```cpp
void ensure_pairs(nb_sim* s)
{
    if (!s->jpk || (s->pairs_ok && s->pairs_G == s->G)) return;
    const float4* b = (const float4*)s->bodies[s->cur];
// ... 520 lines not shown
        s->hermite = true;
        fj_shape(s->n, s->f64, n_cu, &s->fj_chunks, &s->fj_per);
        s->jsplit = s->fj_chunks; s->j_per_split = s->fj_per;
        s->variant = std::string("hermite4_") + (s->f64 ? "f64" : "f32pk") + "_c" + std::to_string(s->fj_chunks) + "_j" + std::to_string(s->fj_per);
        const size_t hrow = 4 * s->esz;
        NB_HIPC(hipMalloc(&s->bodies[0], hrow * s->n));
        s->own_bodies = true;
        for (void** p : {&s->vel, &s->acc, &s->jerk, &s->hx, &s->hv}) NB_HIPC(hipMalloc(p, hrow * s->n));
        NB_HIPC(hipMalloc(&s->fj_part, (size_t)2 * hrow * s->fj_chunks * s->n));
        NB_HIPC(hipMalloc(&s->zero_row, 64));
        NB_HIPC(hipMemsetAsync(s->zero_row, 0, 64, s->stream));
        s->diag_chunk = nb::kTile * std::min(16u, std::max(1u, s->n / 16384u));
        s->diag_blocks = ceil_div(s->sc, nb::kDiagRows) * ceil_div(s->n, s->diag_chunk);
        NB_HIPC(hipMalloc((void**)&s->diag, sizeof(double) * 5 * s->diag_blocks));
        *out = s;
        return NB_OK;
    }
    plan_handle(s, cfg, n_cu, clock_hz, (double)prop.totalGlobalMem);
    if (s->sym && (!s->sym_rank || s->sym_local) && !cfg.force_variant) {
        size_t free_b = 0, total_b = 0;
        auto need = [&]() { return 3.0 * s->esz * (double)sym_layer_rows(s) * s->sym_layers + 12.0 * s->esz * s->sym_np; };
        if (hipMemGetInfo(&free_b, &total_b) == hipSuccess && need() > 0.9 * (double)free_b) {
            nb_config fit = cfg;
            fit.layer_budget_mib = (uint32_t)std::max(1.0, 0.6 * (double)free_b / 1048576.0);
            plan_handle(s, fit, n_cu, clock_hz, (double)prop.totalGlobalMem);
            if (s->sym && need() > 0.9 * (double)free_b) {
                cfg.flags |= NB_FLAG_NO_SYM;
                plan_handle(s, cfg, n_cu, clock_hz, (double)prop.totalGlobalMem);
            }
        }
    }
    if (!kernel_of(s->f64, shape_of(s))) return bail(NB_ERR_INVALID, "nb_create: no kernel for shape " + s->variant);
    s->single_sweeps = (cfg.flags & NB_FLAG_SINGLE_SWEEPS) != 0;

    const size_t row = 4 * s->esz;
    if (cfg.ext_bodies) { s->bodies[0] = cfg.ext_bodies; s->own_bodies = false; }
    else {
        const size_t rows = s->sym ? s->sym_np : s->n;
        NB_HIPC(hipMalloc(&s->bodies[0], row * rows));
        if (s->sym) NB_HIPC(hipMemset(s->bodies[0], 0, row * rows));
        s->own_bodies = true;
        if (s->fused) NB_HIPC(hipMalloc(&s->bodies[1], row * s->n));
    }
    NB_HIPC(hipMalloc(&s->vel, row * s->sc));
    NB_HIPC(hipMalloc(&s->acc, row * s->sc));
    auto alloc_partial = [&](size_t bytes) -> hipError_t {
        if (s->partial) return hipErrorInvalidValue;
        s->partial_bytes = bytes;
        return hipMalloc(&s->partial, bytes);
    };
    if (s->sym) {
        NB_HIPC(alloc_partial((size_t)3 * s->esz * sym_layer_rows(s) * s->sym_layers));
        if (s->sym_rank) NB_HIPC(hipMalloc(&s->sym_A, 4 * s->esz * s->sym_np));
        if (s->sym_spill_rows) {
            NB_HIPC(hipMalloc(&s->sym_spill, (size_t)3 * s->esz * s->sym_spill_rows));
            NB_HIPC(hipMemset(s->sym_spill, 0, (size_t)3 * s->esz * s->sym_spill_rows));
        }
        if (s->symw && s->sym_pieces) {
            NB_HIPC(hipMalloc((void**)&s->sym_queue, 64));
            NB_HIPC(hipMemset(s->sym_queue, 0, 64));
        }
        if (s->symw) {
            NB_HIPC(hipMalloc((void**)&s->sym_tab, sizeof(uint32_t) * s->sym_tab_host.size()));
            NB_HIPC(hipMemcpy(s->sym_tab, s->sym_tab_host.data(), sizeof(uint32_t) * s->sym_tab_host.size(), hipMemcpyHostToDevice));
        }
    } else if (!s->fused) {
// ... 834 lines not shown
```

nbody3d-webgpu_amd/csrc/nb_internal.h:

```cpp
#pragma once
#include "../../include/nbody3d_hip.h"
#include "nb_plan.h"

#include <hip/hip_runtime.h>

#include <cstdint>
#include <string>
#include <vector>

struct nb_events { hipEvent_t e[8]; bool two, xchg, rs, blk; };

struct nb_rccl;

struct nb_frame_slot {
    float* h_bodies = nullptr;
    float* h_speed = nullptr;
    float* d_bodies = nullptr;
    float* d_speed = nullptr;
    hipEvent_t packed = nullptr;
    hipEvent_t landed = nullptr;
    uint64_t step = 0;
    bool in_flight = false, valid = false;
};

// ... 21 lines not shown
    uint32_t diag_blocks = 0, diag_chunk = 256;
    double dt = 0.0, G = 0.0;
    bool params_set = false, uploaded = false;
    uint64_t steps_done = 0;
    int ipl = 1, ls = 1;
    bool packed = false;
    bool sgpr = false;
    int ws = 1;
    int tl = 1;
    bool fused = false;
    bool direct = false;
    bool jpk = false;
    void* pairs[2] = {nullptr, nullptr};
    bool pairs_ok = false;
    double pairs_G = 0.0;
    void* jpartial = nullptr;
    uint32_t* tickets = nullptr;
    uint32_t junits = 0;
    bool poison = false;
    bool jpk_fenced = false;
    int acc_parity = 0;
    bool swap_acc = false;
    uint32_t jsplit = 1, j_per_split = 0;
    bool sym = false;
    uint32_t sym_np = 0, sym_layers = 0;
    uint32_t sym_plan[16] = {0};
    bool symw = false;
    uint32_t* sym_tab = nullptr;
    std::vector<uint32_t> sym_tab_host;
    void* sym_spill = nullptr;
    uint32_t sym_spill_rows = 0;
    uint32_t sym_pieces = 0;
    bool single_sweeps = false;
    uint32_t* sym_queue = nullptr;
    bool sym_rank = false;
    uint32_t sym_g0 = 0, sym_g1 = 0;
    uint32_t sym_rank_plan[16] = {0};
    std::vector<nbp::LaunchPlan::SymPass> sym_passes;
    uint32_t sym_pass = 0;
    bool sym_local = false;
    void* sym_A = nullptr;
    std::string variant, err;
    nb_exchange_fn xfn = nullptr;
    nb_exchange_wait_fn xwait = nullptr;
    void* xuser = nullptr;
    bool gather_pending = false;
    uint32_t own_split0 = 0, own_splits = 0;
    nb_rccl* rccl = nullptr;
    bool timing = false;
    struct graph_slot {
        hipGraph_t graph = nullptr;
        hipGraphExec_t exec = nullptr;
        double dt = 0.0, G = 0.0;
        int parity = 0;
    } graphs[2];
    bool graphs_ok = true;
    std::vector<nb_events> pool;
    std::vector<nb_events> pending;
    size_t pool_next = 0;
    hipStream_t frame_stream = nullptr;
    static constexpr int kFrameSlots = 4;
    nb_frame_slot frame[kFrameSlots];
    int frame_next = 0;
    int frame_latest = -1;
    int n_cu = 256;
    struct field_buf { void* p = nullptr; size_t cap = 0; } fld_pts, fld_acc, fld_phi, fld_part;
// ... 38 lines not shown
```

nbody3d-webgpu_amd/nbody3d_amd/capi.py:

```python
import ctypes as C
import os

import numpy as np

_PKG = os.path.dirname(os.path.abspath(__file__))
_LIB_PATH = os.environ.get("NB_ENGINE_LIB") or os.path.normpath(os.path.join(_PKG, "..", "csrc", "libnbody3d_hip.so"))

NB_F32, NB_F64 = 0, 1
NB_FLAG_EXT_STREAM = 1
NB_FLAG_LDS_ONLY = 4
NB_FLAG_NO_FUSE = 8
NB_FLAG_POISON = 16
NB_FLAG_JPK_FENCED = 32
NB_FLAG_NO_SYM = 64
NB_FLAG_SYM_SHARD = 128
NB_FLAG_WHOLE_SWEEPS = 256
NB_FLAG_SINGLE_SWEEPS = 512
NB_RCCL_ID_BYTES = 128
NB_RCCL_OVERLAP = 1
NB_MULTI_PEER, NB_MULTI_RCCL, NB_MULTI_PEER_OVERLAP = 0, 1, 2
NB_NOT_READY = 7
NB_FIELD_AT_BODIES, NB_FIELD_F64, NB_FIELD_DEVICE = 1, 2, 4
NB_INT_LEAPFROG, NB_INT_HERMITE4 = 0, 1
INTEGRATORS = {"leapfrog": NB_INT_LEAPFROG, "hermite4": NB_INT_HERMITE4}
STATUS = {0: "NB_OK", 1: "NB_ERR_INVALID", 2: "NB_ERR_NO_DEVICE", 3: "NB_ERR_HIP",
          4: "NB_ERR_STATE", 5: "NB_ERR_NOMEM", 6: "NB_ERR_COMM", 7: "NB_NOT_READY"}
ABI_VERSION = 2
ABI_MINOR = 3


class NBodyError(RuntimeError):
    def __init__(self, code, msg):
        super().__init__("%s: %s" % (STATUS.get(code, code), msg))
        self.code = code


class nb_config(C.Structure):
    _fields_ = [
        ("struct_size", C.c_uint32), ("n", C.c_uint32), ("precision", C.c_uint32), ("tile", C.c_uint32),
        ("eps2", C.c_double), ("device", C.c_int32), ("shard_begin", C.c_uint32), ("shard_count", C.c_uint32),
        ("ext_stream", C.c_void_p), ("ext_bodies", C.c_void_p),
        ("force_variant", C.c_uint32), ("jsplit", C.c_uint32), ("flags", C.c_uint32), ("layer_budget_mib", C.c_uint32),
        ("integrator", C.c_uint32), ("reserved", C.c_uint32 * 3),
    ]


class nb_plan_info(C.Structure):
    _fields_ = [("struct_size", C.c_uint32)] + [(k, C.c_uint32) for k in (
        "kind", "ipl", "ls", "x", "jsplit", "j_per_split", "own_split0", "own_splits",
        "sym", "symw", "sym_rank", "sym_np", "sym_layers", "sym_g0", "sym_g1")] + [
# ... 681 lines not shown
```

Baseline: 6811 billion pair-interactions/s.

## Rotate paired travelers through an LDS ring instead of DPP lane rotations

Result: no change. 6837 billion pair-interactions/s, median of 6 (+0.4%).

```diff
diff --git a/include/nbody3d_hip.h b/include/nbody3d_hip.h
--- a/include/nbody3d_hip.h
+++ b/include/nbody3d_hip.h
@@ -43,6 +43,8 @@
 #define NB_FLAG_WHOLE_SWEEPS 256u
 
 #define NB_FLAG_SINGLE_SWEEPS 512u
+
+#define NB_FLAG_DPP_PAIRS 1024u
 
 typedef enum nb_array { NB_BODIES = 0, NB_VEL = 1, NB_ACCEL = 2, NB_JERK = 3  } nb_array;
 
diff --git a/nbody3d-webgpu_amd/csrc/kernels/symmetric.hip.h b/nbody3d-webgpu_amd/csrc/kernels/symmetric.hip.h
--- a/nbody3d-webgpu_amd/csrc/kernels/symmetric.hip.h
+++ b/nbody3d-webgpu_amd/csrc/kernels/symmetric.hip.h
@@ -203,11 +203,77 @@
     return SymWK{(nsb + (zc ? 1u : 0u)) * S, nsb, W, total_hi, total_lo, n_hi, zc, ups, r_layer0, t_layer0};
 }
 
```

:::::

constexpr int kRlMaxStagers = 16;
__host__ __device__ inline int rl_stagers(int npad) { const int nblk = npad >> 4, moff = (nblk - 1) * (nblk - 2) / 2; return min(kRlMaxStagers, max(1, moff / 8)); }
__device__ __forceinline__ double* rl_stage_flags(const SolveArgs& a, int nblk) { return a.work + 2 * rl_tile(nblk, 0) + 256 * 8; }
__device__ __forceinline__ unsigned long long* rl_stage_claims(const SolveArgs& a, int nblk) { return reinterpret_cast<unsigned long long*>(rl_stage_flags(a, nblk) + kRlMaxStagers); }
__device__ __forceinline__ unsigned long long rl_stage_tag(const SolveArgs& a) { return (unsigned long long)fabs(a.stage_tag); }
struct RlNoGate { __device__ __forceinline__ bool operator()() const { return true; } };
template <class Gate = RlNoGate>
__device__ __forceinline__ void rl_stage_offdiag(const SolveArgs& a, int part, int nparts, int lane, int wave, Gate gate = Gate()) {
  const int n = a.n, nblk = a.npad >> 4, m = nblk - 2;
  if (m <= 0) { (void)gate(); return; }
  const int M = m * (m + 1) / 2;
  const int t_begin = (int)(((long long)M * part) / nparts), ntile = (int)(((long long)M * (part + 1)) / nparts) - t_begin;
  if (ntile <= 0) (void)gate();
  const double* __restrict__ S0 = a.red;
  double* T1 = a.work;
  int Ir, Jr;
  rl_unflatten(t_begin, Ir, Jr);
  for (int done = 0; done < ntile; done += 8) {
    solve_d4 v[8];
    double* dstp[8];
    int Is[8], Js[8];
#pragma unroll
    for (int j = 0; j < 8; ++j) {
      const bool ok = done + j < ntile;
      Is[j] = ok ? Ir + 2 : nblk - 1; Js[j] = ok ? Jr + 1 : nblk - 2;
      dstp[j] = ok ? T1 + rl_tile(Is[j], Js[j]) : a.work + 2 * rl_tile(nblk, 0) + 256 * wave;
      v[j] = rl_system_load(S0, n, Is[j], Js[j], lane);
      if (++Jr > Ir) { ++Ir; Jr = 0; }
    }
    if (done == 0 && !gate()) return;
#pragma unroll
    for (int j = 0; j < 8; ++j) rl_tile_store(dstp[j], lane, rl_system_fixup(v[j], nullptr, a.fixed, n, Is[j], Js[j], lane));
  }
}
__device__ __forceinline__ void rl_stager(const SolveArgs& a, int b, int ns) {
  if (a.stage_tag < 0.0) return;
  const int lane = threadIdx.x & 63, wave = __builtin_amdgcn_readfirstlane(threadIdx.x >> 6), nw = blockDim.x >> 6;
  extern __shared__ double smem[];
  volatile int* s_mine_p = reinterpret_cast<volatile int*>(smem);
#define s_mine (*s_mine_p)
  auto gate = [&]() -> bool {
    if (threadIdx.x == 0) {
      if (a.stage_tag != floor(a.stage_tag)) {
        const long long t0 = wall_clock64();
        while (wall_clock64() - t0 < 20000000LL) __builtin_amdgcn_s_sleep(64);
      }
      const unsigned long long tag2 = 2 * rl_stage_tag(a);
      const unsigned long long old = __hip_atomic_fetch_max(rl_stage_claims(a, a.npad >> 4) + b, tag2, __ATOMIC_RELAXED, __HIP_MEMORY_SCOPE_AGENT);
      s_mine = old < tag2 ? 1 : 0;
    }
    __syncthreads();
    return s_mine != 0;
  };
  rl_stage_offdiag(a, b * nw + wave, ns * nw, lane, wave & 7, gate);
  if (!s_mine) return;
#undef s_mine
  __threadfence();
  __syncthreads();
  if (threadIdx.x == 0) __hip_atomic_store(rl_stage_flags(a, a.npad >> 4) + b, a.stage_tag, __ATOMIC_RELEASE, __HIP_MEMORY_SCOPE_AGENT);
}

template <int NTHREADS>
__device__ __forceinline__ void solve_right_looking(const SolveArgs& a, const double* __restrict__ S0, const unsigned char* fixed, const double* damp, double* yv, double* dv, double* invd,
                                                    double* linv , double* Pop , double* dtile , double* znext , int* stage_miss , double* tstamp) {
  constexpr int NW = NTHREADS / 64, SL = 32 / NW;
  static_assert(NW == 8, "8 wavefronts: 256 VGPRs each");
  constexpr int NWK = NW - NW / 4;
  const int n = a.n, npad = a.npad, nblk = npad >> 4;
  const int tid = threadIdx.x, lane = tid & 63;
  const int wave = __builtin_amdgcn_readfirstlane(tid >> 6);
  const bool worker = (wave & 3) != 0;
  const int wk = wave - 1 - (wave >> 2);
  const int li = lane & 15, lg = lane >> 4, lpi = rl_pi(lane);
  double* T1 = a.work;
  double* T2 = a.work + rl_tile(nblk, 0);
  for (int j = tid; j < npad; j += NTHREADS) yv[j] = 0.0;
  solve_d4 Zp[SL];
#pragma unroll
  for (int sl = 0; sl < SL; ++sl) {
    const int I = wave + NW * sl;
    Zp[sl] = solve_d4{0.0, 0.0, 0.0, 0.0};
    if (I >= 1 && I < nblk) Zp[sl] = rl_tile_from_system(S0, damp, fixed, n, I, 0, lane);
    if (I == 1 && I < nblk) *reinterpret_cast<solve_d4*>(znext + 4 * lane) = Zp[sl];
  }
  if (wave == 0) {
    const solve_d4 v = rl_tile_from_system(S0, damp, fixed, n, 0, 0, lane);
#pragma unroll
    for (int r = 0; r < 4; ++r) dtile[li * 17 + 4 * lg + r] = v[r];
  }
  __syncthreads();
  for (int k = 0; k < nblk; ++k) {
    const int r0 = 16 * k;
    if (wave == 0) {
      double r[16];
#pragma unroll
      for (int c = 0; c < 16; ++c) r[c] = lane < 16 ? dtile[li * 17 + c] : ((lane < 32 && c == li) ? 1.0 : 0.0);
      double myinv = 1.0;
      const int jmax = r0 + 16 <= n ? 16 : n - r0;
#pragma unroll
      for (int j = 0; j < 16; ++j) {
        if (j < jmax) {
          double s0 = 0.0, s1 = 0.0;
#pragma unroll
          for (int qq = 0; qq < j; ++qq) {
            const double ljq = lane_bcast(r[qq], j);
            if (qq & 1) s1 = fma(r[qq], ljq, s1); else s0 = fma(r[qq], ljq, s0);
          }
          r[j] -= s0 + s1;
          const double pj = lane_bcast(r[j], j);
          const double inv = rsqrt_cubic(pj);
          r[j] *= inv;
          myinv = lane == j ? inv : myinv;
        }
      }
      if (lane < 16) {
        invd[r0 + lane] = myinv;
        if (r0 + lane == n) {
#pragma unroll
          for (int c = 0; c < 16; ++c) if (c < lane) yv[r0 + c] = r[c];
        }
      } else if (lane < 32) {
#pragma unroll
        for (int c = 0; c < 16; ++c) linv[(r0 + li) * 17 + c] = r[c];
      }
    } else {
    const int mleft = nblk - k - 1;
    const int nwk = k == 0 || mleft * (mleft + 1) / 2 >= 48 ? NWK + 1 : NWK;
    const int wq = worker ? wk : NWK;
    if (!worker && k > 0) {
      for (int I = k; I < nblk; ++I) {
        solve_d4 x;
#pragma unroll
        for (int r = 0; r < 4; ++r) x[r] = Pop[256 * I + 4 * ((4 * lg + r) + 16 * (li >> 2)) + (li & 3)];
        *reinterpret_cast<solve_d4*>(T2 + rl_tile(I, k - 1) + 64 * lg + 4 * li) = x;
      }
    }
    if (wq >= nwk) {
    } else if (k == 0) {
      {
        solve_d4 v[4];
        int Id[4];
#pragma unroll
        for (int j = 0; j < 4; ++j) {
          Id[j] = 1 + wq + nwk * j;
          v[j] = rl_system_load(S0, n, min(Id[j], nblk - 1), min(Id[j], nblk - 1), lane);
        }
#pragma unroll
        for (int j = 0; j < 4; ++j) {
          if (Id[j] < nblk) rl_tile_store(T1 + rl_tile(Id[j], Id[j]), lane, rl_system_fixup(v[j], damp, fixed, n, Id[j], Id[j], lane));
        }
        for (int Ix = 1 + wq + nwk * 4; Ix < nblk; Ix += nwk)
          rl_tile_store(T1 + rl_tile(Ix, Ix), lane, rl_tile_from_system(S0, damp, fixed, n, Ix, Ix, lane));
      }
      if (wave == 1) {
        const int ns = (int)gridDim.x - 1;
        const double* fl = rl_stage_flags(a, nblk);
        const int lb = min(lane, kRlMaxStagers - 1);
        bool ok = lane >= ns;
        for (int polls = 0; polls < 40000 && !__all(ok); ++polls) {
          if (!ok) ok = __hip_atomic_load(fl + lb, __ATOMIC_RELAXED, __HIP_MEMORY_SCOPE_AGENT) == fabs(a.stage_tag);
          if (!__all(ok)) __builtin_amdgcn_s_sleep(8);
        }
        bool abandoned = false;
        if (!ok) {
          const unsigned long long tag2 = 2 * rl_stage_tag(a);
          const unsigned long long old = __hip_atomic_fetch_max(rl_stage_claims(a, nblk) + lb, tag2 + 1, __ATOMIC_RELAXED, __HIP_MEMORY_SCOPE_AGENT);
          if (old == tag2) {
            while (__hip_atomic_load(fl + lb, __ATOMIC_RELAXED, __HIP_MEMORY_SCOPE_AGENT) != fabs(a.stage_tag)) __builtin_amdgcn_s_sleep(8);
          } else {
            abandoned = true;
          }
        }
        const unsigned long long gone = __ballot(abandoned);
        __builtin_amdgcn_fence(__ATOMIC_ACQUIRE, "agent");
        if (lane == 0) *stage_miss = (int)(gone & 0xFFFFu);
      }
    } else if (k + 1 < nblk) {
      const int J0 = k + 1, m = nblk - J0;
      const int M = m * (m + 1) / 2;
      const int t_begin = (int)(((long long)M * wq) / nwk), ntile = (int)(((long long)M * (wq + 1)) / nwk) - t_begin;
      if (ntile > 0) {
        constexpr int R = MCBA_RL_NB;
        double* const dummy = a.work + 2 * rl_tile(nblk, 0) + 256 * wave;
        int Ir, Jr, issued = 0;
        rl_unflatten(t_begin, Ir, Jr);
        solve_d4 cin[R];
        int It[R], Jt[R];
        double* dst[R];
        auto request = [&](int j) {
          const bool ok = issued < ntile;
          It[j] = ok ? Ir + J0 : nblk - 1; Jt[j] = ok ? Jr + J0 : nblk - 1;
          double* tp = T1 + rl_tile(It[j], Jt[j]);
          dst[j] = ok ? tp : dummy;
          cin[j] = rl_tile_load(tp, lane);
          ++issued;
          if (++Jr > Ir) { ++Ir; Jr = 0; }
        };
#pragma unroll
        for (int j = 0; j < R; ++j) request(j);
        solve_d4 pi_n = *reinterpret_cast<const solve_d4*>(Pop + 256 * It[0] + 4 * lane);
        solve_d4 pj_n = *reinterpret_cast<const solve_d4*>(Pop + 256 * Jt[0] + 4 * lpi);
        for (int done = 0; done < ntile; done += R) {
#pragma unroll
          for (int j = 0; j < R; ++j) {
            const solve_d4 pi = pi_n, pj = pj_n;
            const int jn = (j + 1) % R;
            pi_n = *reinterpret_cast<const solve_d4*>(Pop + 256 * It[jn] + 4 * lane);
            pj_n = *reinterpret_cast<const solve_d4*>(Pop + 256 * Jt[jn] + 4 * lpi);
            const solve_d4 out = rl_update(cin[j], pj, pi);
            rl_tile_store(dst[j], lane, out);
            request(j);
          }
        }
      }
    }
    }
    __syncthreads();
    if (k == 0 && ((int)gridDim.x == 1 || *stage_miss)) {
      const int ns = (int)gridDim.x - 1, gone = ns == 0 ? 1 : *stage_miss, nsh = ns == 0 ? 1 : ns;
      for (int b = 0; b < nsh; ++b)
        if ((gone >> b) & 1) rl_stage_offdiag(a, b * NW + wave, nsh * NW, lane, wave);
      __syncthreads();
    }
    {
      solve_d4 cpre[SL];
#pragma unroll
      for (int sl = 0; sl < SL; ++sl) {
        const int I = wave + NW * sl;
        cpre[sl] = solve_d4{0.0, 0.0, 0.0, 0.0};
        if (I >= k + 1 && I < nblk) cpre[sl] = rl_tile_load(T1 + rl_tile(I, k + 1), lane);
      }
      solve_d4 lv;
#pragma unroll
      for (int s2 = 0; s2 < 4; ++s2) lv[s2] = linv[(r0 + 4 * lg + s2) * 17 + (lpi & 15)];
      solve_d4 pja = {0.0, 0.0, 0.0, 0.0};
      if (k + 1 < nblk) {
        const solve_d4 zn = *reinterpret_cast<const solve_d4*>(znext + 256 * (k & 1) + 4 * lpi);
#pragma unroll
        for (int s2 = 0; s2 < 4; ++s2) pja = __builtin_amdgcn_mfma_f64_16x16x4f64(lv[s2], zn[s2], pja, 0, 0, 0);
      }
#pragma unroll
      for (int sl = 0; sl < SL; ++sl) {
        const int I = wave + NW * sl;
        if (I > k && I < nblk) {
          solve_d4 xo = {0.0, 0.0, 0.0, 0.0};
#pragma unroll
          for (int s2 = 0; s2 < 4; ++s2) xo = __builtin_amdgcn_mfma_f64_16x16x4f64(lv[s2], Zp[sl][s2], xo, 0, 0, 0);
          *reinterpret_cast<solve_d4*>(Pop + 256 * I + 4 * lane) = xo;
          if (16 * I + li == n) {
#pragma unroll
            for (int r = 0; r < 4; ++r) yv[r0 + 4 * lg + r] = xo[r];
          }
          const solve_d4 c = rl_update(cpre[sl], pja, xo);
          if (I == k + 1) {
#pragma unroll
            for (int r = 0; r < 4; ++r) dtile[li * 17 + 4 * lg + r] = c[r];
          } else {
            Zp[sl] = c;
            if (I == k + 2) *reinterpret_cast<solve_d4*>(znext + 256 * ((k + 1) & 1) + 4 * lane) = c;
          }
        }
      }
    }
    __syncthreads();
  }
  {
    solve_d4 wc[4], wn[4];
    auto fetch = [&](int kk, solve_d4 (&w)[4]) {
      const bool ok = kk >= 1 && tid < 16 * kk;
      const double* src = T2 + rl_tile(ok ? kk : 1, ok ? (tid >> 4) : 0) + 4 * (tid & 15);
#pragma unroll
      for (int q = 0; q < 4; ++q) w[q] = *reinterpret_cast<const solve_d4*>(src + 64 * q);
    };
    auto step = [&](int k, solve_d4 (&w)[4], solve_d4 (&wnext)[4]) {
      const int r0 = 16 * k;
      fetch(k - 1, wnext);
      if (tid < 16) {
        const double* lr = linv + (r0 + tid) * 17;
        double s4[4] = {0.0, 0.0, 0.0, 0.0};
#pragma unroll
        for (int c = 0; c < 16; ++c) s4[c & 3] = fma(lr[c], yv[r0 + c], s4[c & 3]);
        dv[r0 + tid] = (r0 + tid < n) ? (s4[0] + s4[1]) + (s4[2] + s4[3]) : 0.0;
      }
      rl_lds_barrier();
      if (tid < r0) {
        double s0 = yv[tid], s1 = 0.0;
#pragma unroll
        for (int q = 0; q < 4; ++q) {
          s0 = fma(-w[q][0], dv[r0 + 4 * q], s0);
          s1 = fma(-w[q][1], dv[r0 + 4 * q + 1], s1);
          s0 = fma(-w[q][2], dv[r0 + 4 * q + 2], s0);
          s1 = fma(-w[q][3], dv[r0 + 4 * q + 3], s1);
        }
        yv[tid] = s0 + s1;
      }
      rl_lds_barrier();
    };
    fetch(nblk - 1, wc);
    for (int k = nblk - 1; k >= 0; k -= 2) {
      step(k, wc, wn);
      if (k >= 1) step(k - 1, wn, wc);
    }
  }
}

:::::

Check each line above for the string "request", then copy the ones that have it.

        auto request = [&](int j) {
        for (int j = 0; j < R; ++j) request(j);
            request(j);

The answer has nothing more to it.